When negotiating, Argentine spokespeople make much of the suffering a tough approach to the debt imbroglio would undoubtedly bring to the third of the population which is mired in deep poverty. By tugging at the heartstrings of IMF officials who desperately want to be seen as human, they have induced the world’s top financial institution to join the chorus begging creditors to take seriously the deal proposed by the debt minister, Martín Guzmán.
Of course, it can be argued that the plight of the many millions of families living in the malodorous shantytowns that surround most cities or in backward rural areas is the natural result of policies that have long been enthusiastically endorsed by people much like Alberto, Cristina and the rest of them (including plenty of Radicals), so agreeing to let them “restructure” or “reschedule” the relatively small debt repayments that are currently being discussed would merely encourage them to carry on impoverishing their compatriots. From the point of view of the many who have come to the conclusion that, as Argentina’s political masters are entirely responsible for what has happened to her, any attempt to help them get her out of the hole they pushed her into would be certain to be counterproductive. They would like to put the country in financial quarantine and have done with it.
By now many politicians, including Alberto when Cristina is out of earshot, know full well that no country, even their own, can expect to live beyond its means forever. What they cannot agree on is what should be done when the money from either the printing press or gullible investors finally stops coming in.
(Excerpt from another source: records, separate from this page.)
static int g_wreg = 1;
static bool wreg_ok(const IgemmArgs& a) {
    if (!g_wreg || a.accumulate) return false;
    if (a.ncls > 1 || a.ntaps != 9 || a.Ttot != 9 || a.in_mul != 1 || a.out_mul != 1 || a.out_h0 != 0 || a.out_w0 != 0) return false;
    if (a.Hi != a.Ho || a.Wi != a.Wo || a.Hg != a.Ho || a.Wg != a.Wo || a.Kc != 64) return false;
    if (a.Cst != 64 && a.Cst != 128) return false;
    if ((a.Wo & 31) || a.Ho % (a.Cst == 128 ? 4 : 8)) return false;
    if (a.stats != nullptr && !a.stats_atomic) return false;
    if ((long long)a.M < 4ll * 128 * ydl_device_cus()) return false;
    bool seen[9] = {false, false, false, false, false, false, false, false, false};
    for (int t = 0; t < 9; ++t) {
        const int dh = a.dh[t], dw = a.dw[t];
        if (dh < -1 || dh > 1 || dw < -1 || dw > 1 || seen[(dh + 1) * 3 + dw + 1]) return false;
        seen[(dh + 1) * 3 + dw + 1] = true;
    }
    return true;
}
template <int CO>
static int launch_igemm2w_cfg(IgemmArgs a, hipStream_t st, int fam) {
    constexpr int NW = 4, R = (NW / (CO / 32)) * 2, PR = NW * 8;
    const int nblocks = a.N * (a.Ho / R) * (a.Wo >> 5);
    constexpr int PASSES = ((R + 2) * WR_PW + PR - 1) / PR;
    const size_t smem = 2 * (size_t)PASSES * PR * GROWB + (size_t)R * 32 * CO * 2;
    YDL_SET_MAX_LDS((igemm2w_kernel<CO, true, NW>), smem);
    YDL_SET_MAX_LDS((igemm2w_kernel<CO, false, NW>), smem);
    const unsigned long long bc = ((unsigned long long)(a.N * a.Ho * a.Wo - 1) * a.ldc + a.Cst) * 2ull;
    YDL_CHECK(bc < 0xFFFFFFF0ull, "output larger than 4 GiB");
    a.bytesC = (unsigned)bc;
    ydl_note_kernel(fam, CO == 128 ? "igemm2w_kernel<128,nw4>" : "igemm2w_kernel<64,nw4>");
    const int ctas = std::min(ydl_device_cus() * 2, nblocks);
    if (a.stats != nullptr) igemm2w_kernel<CO, true, NW><<<ctas, NW * 64, smem, st>>>(a, nblocks);
    else igemm2w_kernel<CO, false, NW><<<ctas, NW * 64, smem, st>>>(a, nblocks);
    YDL_LAUNCH_CHECK();
    return 0;
}
static int launch_igemm2w(const IgemmArgs& a, hipStream_t st, int fam) {
    return a.Cst == 128 ? launch_igemm2w_cfg<128>(a, st, fam) : launch_igemm2w_cfg<64>(a, st, fam);
}

#define S2_PW 17
#define S2_PROWS 192
__device__ constexpr int kS2Kh[9] = {1, 1, 2, 2, 1, 2, 0, 0, 0};
__device__ constexpr int kS2Kw[9] = {1, 2, 1, 2, 0, 0, 1, 2, 0};
template <int NW, int WP, int S, bool ACC>
__global__ __launch_bounds__(NW * 64, NW / 2) void igemm2s_kernel(const IgemmArgs p) {
    using T = bf16_t;
    constexpr int ES = 2;
    constexpr int BM = 128, BN = 64;
    constexpr int RPP = NW * 8;
    constexpr int BR = BN / RPP;
    constexpr int PP = (S2_PROWS + RPP - 1) / RPP;
    constexpr int WN = NW / WP;
    constexpr int BNW = BN / WN;
    constexpr int CT = BNW / 16;
    constexpr int PT = BM / (16 * WP);
    constexpr int PBYTES = S2_PROWS * GROWB;
    constexpr int RBYTES = BN * GROWB;
    static_assert(BN % RPP == 0 && BR == 1 && S2_PROWS % RPP == 0 && (S == 2 || S == 3), "one weight DMA per thread and step, whole patch passes");
    static_assert(2 * PBYTES + S * RBYTES >= BM * BN * 2, "epilogue scratch");
    extern __shared__ __attribute__((aligned(16))) unsigned char smem[];
    unsigned char* const ring = smem + 2 * PBYTES;
    const int t = threadIdx.x;
    const int lane = t & 63;
    const int wave = __builtin_amdgcn_readfirstlane(t >> 6);
    const int wc = wave % WN, wp = wave / WN;
    const int tile = xcd_remap(blockIdx.x, gridDim.x);
    const int mtile = tile / p.grid_n, ntile = tile - mtile * p.grid_n;
    const int tiles_w = p.Wi >> 4, tiles_hw = (p.Hi >> 3) * tiles_w;
    const int n = mtile / tiles_hw;
    const int rem = mtile - n * tiles_hw;
    const int i0 = (rem / tiles_w) << 3, j0 = (rem % tiles_w) << 4;
    const int n0 = ntile * BN;
    const int r = t >> 3, qs = t & 7;
    const unsigned browoff = (n0 + r) < p.Cout ? (unsigned)(n0 + r) * p.ldb_bytes + (unsigned)((qs ^ ((r >> 1) & 7)) << 4) : 0xF0000000u;
    const int spt = p.Kc >> 6;
    u32x4 rsA, rsB;
    ring_rsrc(p, rsA, rsB);
    const unsigned lds0 = (unsigned)(size_t)(__attribute__((address_space(3))) unsigned char*)smem;
    const unsigned wave_lds = lds0 + (unsigned)wave * (8 * GROWB);
    auto issue_patch = [&](int cb) {
        const unsigned base = wave_lds + (unsigned)(cb & 1) * PBYTES;
        const unsigned kb = (unsigned)cb << 7;
        const bool live = cb < spt;
#pragma unroll
        for (int i = 0; i < PP; ++i) {
            const int rho = r + RPP * i;
            const int pr = rho / S2_PW, pc = rho - pr * S2_PW;
            const int h = i0 + pr, w = j0 + pc;
            const bool ok = live && rho < 9 * S2_PW && h < p.Hi && w < p.Wi;
            const unsigned off = (unsigned)(((n * p.Hi + h) * p.Wi + w) * p.lda) * (unsigned)ES + (unsigned)((qs ^ ((rho >> 1) & 7)) << 4) + kb;
            lds_dma16(rsA, base + i * RPP * GROWB, ok ? off : 0xFFFFFFFFu);
        }
    };
    auto issue_w = [&](int stg, int cb, int slice) {
        const unsigned add = cb < spt ? (unsigned)slice * (unsigned)p.Kc * ES + ((unsigned)cb << 7) : 0xF0000000u;
        lds_dma16(rsB, wave_lds + 2u * PBYTES + (unsigned)stg * RBYTES, browoff + add);
    };
    f32x4 acc[4][CT][PT];
#pragma unroll
    for (int q = 0; q < 4; ++q)
#pragma unroll
        for (int c = 0; c < CT; ++c)
#pragma unroll
            for (int j = 0; j < PT; ++j) acc[q][c][j] = f32x4{0.f, 0.f, 0.f, 0.f};
    const int lrow = lane & 15, lgrp = lane >> 4;
    const int sw_w = (lrow >> 1) & 7;
    const unsigned char* const fa = ring + (wc * BNW + lrow) * GROWB;
    uint4 bq[2][PT];
    auto step = [&](auto ic, int cb) {
        constexpr int I = decltype(ic)::value;
        constexpr int kh = kS2Kh[I], kw = kS2Kw[I];
        constexpr int dh = kh == 0 ? 1 : 0, dw = kw == 0 ? 1 : 0;
        constexpr int cls = (kh != 1 ? 2 : 0) + (kw != 1 ? 1 : 0);
        constexpr bool group_start = I == 0 || I == 4 || I == 6 || I == 8;
        constexpr int I1 = (I + 8) % 9, I2 = (I + 7) % 9;
        constexpr int NY = S == 2 ? 0 : 1 + (I1 == 0 ? PP : 0) + (I2 == 0 ? PP : 0);
        asm volatile("s_waitcnt lgkmcnt(0)" ::: "memory");
        wait_vm_barrier<NY>();
        {
            constexpr int J = (I + S - 1) % 9;
            const int cbj = cb + (I + S - 1) / 9;
            issue_w(S == 3 ? J % 3 : (cbj + J) & 1, cbj, kS2Kh[J] * 3 + kS2Kw[J]);
        }
        if constexpr (I == 0) issue_patch(cb + 1);
        const unsigned char* const wst = fa + (S == 3 ? I % 3 : (cb + I) & 1) * RBYTES;
        const unsigned char* const pst = smem + (cb & 1) * PBYTES;
        if constexpr (group_start) {
#pragma unroll
            for (int j = 0; j < PT; ++j) {
                const int prow = (wp * PT + j + dh) * S2_PW + (lrow + dw);
                const unsigned char* const rowp = pst + prow * GROWB;
                const int sw = (prow >> 1) & 7;
                bq[0][j] = *(const uint4*)(rowp + ((lgrp ^ sw) << 4));
                bq[1][j] = *(const uint4*)(rowp + (((lgrp + 4) ^ sw) << 4));
            }
        }
#pragma unroll
        for (int half = 0; half < 2; ++half) {
            uint4 aq[CT];
#pragma unroll
            for (int c = 0; c < CT; ++c) aq[c] = *(const uint4*)(wst + c * 16 * GROWB + (((lgrp + 4 * half) ^ sw_w) << 4));
#pragma unroll
            for (int c = 0; c < CT; ++c)
#pragma unroll
                for (int j = 0; j < PT; ++j) Mma<T>::run(aq[c], bq[half][j], acc[cls][c][j]);
        }
    };
    issue_patch(0);
    issue_w(0, 0, kS2Kh[0] * 3 + kS2Kw[0]);
    if constexpr (S == 3) issue_w(1, 0, kS2Kh[1] * 3 + kS2Kw[1]);
    for (int cb = 0; cb < spt; ++cb) {
        step(std::integral_constant<int, 0>{}, cb); step(std::integral_constant<int, 1>{}, cb); step(std::integral_constant<int, 2>{}, cb);
        step(std::integral_constant<int, 3>{}, cb); step(std::integral_constant<int, 4>{}, cb); step(std::integral_constant<int, 5>{}, cb);
        step(std::integral_constant<int, 6>{}, cb); step(std::integral_constant<int, 7>{}, cb); step(std::integral_constant<int, 8>{}, cb);
    }
    asm volatile("s_waitcnt lgkmcnt(0)" ::: "memory");
    wait_vm_barrier<0>();
    if constexpr (ACC) {
        constexpr int CPR = BN / 8, RPS = NW * 64 / CPR, ORB = BN * 2;
        static_assert(4 * BM * ORB <= 2 * PBYTES + S * RBYTES && CPR == 8, "the four previous tiles must fit the LDS");
        const u32x4 rsC = buf_rsrc(p.C, p.bytesC);
#pragma unroll
        for (int q = 0; q < 4; ++q)
#pragma unroll
            for (int i = 0; i < BM / RPS; ++i) {
                const int row = r + i * RPS;
                const int gh = row >> 4, gw = row & 15;
                const unsigned pix = (unsigned)((n * p.Ho + 2 * (i0 + gh) + (q >> 1)) * p.Wo + 2 * (j0 + gw) + (q & 1));
                const int co = n0 + ((qs ^ (row & 7)) << 3);
                lds_dma16(rsC, wave_lds + (unsigned)(q * BM * ORB + i * RPS * ORB), co < p.Cst ? (pix * (unsigned)p.ldc + (unsigned)co) * ES : 0xFFFFFFFFu);
                __builtin_amdgcn_sched_barrier(0);
            }
        wait_vm_barrier<0>();
#pragma unroll
        for (int q = 0; q < 4; ++q)
#pragma unroll
            for (int j = 0; j < PT; ++j) {
                const int row = wp * (BM / WP) + j * 16 + lrow;
#pragma unroll
                for (int c = 0; c < CT; ++c) {
                    const int ch = wc * BNW + c * 16 + lgrp * 4;
                    const uint2 q2 = *(const uint2*)(smem + q * BM * ORB + row * ORB + ((((ch >> 3) ^ (row & 7))) << 4) + ((ch & 4) << 1));
                    acc[q][c][j] += f32x4{__uint_as_float(q2.x << 16), __uint_as_float(q2.x & 0xffff0000u),
                                          __uint_as_float(q2.y << 16), __uint_as_float(q2.y & 0xffff0000u)};
                }
                __builtin_amdgcn_sched_barrier(0);
            }
        __syncthreads();
    }
// ... 630 lines not shown
}

template <int BM, int BN, int NW, int WP, int S, int NL>
static int launch_igemm2l(IgemmArgs a, hipStream_t st, int fam) {
    if (int e = ring_grid(a, BM, BN)) return e;
    const size_t smem = (size_t)S * (BM + BN) * GROWB + 3 * MAXTAPS * sizeof(int);
    static const std::string nm = std::string("igemm2l_kernel<") + std::to_string(BM) + "," + std::to_string(BN) + "," + std::to_string(NW) + "+" +
                                  std::to_string(NL) + "," + std::to_string(S) + ">";
    YDL_SET_MAX_LDS((igemm2l_kernel<BM, BN, NW, WP, S, NL>), smem);
    ydl_note_kernel(fam, nm.c_str());
    igemm2l_kernel<BM, BN, NW, WP, S, NL><<<dim3(a.grid_m * a.grid_n), (NW + NL) * 64, smem, st>>>(a);
    YDL_LAUNCH_CHECK();
    return 0;
}

static int g_halo = 1;
static bool halo_ok(const IgemmArgs& a, int id) {
    if (!g_halo || !kRing[id].patch) return false;
    if (a.ncls > 1 || a.ntaps != 9 || a.Ttot != 9 || a.in_mul != 1 || a.out_mul != 1 || a.out_h0 != 0 || a.out_w0 != 0) return false;
    if (a.Hi != a.Ho || a.Wi != a.Wo || a.Hg != a.Ho || a.Wg != a.Wo || (a.Ho & 7) || (a.Wo & 15) || (a.Kc & 63)) return false;
    bool seen[9] = {false, false, false, false, false, false, false, false, false};
    for (int t = 0; t < 9; ++t) {
        const int dh = a.dh[t], dw = a.dw[t];
        if (dh < -1 || dh > 1 || dw < -1 || dw > 1 || seen[(dh + 1) * 3 + dw + 1]) return false;
        seen[(dh + 1) * 3 + dw + 1] = true;
    }
    return true;
}
template <int BN, int S>
static int launch_igemm2h(IgemmArgs a, hipStream_t st, int fam) {
    constexpr int NW = 8, WP = 4;
    if (int e = ring_grid(a, 128, BN)) return e;
    static const std::string nm = std::string("igemm2h_kernel<128,") + std::to_string(BN) + "," + std::to_string(S) + ">";
    ydl_note_kernel(fam, nm.c_str());
    if constexpr (S == 2) {
        if (a.Kc == 64) {
            const size_t smem = (size_t)HS_PROWS * GROWB + 2 * (size_t)BN * GROWB + 128;
            YDL_SET_MAX_LDS((igemm2hs_kernel<BN, NW, WP, true>), smem);
            igemm2hs_kernel<BN, NW, WP, true><<<dim3(a.grid_m * a.grid_n), NW * 64, smem, st>>>(a);
        } else {
            const size_t smem = 2 * (size_t)HS_PROWS * GROWB + 2 * (size_t)BN * GROWB + 128;
            YDL_SET_MAX_LDS((igemm2hs_kernel<BN, NW, WP>), smem);
            igemm2hs_kernel<BN, NW, WP><<<dim3(a.grid_m * a.grid_n), NW * 64, smem, st>>>(a);
        }
    } else {
        const size_t smem = 2 * (size_t)H_PROWS * GROWB + (size_t)S * BN * GROWB;
        YDL_SET_MAX_LDS((igemm2h_kernel<BN, NW, WP, S>), smem);
        igemm2h_kernel<BN, NW, WP, S><<<dim3(a.grid_m * a.grid_n), NW * 64, smem, st>>>(a);
    }
    YDL_LAUNCH_CHECK();
    return 0;
}
static int launch_patch(int id, const IgemmArgs& a, hipStream_t st, int fam) {
    if (kRing[id].BN == 128) return launch_igemm2h<128, 2>(a, st, fam);
    if (a.Kc == 64) return launch_igemm2h<64, 2>(a, st, fam);
    return launch_igemm2h<64, 3>(a, st, fam);
}

static int g_s2fused = 1;
static bool s2fused_ok(const ydl_conv_geom* g, int dtype) {
    if (!g_s2fused || !g_ring_enabled || dtype != YDL_BF16) return false;
    if (g->k != 3 || g->s != 2 || g->p != 1 || g->Hi != 2 * g->Ho || g->Wi != 2 * g->Wo) return false;
    if ((g->Ho & 7) || (g->Wo & 15) || (round_up(g->Cout, 8) & 63) || (g->Cin & 7) || g->Cin < 64) return false;
    return true;
}
template <bool ACC>
static int launch_igemm2s_cfg(const IgemmArgs& a, hipStream_t st, int fam) {
    constexpr int NW = 8, WP = 4, S = 2;
    const size_t smem = 2 * (size_t)S2_PROWS * GROWB + (size_t)S * 64 * GROWB;
    YDL_SET_MAX_LDS((igemm2s_kernel<NW, WP, S, ACC>), smem);
    ydl_note_kernel(fam, ACC ? "igemm2s_kernel<128,64,2,acc>" : "igemm2s_kernel<128,64,2>");
    igemm2s_kernel<NW, WP, S, ACC><<<dim3(a.grid_m * a.grid_n), NW * 64, smem, st>>>(a);
    YDL_LAUNCH_CHECK();
    return 0;
}
static int launch_igemm2s(IgemmArgs a, hipStream_t st, int fam) {
    if (int e = check_ring_weights(a)) return e;
    a.grid_n = (a.Cst + 63) / 64;
    a.grid_m = a.N * (a.Hi >> 3) * (a.Wi >> 4);
    return a.accumulate ? launch_igemm2s_cfg<true>(a, st, fam) : launch_igemm2s_cfg<false>(a, st, fam);
}

static int launch_ring(int id, const IgemmArgs& a, hipStream_t st, int fam) {
    if (a.br.nseg > 0) {
        switch (id) {
            case RING_128x128: return launch_igemm2<128, 128, 8, 4, 2, true>(a, st, fam);
            case RING_64x128: return launch_igemm2<64, 128, 4, 2, 3, true>(a, st, fam);
            case RING_128x64: return launch_igemm2<128, 64, 8, 4, 2, true>(a, st, fam);
        }
        ydl_set_error("fused BatchNorm reduce: no instantiation for this ring configuration (query ydl_conv_dgrad_bnred_supported)");
        return 1;
    }
    switch (id) {
        case RING_128x128: return launch_igemm2<128, 128, 8, 4, 2>(a, st, fam);
        case RING_64x128: return launch_igemm2<64, 128, 4, 2, 3>(a, st, fam);
        case RING_128x64: return launch_igemm2<128, 64, 8, 4, 2>(a, st, fam);
        case RING_256x128_STG: return launch_igemm2<256, 128, 8, 4, 3, false, 1>(a, st, fam);
        case RING_256x128_LOADERS: return launch_igemm2l<256, 128, 8, 4, 3, 4>(a, st, fam);
        case RING_128x128_LOADERS: return launch_igemm2l<128, 128, 8, 4, 3, 4>(a, st, fam);
        case RING_128x128_LOADERS_S2: return launch_igemm2l<128, 128, 4, 2, 2, 4>(a, st, fam);
    }
    ydl_set_error("internal: unknown ring kernel id");
    return 1;
}

static TileCfg pick_cfg(int M, int Cst, int nchunks, bool bf16, int Kc, int taps, bool one_class, bool loaders_ok) {
    TileCfg c;
    c.ring = RING_NONE;
    if (bf16 && g_ring_enabled && Cst >= 64 && Cst % 8 == 0 && nchunks >= 16 && Kc > 0 && Kc % 64 == 0 && taps <= 29) {
        const long b128 = (long)((M + 127) / 128) * ((Cst + 127) / 128);
        int id = b128 < 256 ? RING_64x128 : RING_128x128;
        const long b256 = (long)((M + 255) / 256) * ((Cst + 127) / 128);
        if (one_class && Cst >= 128 && b256 >= 180 && b256 <= 512 && nchunks >= 96) id = RING_256x128_STG;
        if (g_ring_loaders && loaders_ok) {
            if (id == RING_256x128_STG && nchunks >= 128) id = RING_256x128_LOADERS;
            if (id == RING_64x128 && b128 >= 64) id = RING_128x128_LOADERS;
            if (id == RING_128x128 && b128 < 1280) id = RING_128x128_LOADERS_S2;
        }
        if (Cst < 128) id = RING_128x64;
        c.ring = id; c.BM = kRing[id].BM; c.BN = kRing[id].BN;
        return c;
    }
    c.BN = Cst <= 16 ? 16 : (Cst <= 64 ? 64 : 128);
    c.BM = 128;
    long blocks = (long)((M + 127) / 128) * ((Cst + c.BN - 1) / c.BN);
    if (blocks < 512 && c.BN == 128) {
        long b1 = (long)((M + 127) / 128) * ((Cst + 63) / 64);
        if (b1 >= 512) { c.BN = 64; return c; }
    }
    if (blocks < 512 && c.BN != 16) c.BM = 64;
    if (c.BM == 64 && c.BN == 128) {
        long b2 = (long)((M + 63) / 64) * ((Cst + 127) / 128);
        if (b2 < 512) c.BN = 64;
    }
    return c;
}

It is all very well to say they would then have to slash government spending, fire a huge number of superfluous public employees, cut taxes by at least half, eliminate bureaucratic red tape, stop inflation in its tracks by squeezing the money supply and other such distasteful measures, but doing all this would entail letting unemployment go through the roof and, by depriving the many who need them of the handouts they have grown used to receiving, it could lead to mass starvation.
It would also, needless to say, mean plenty of blood on the streets; bellicose organisations which have made a practice of forcing the government of the day to pay them Danegeld would immediately go on the offensive, as would leftists waging a war with capitalism, Kirchnerites who dream of their own kind of revolution and many others who would feel they had no choice but to rise in rebellion.
With this kind of prospect looming, it is understandable that Alberto’s government is even less willing than was Macri’s to embark on the “structural reforms” most economists consider necessary. All its leaders want to do is keep the show on the road in the hope that somehow or other nothing really terrible happens which could deprive them of the power they have always craved and to which they will continue to cling. Optimists seem to think that, thanks to the great coronavirus crisis, the financial powers that be will go easy on all debtor countries, which, if nothing else, would give them a bit more time in which to work out what to do. Whether or not the people in office would be able to use the respite they hope is coming their way for anything positive is something most would rather not think about. After all, they have other priorities.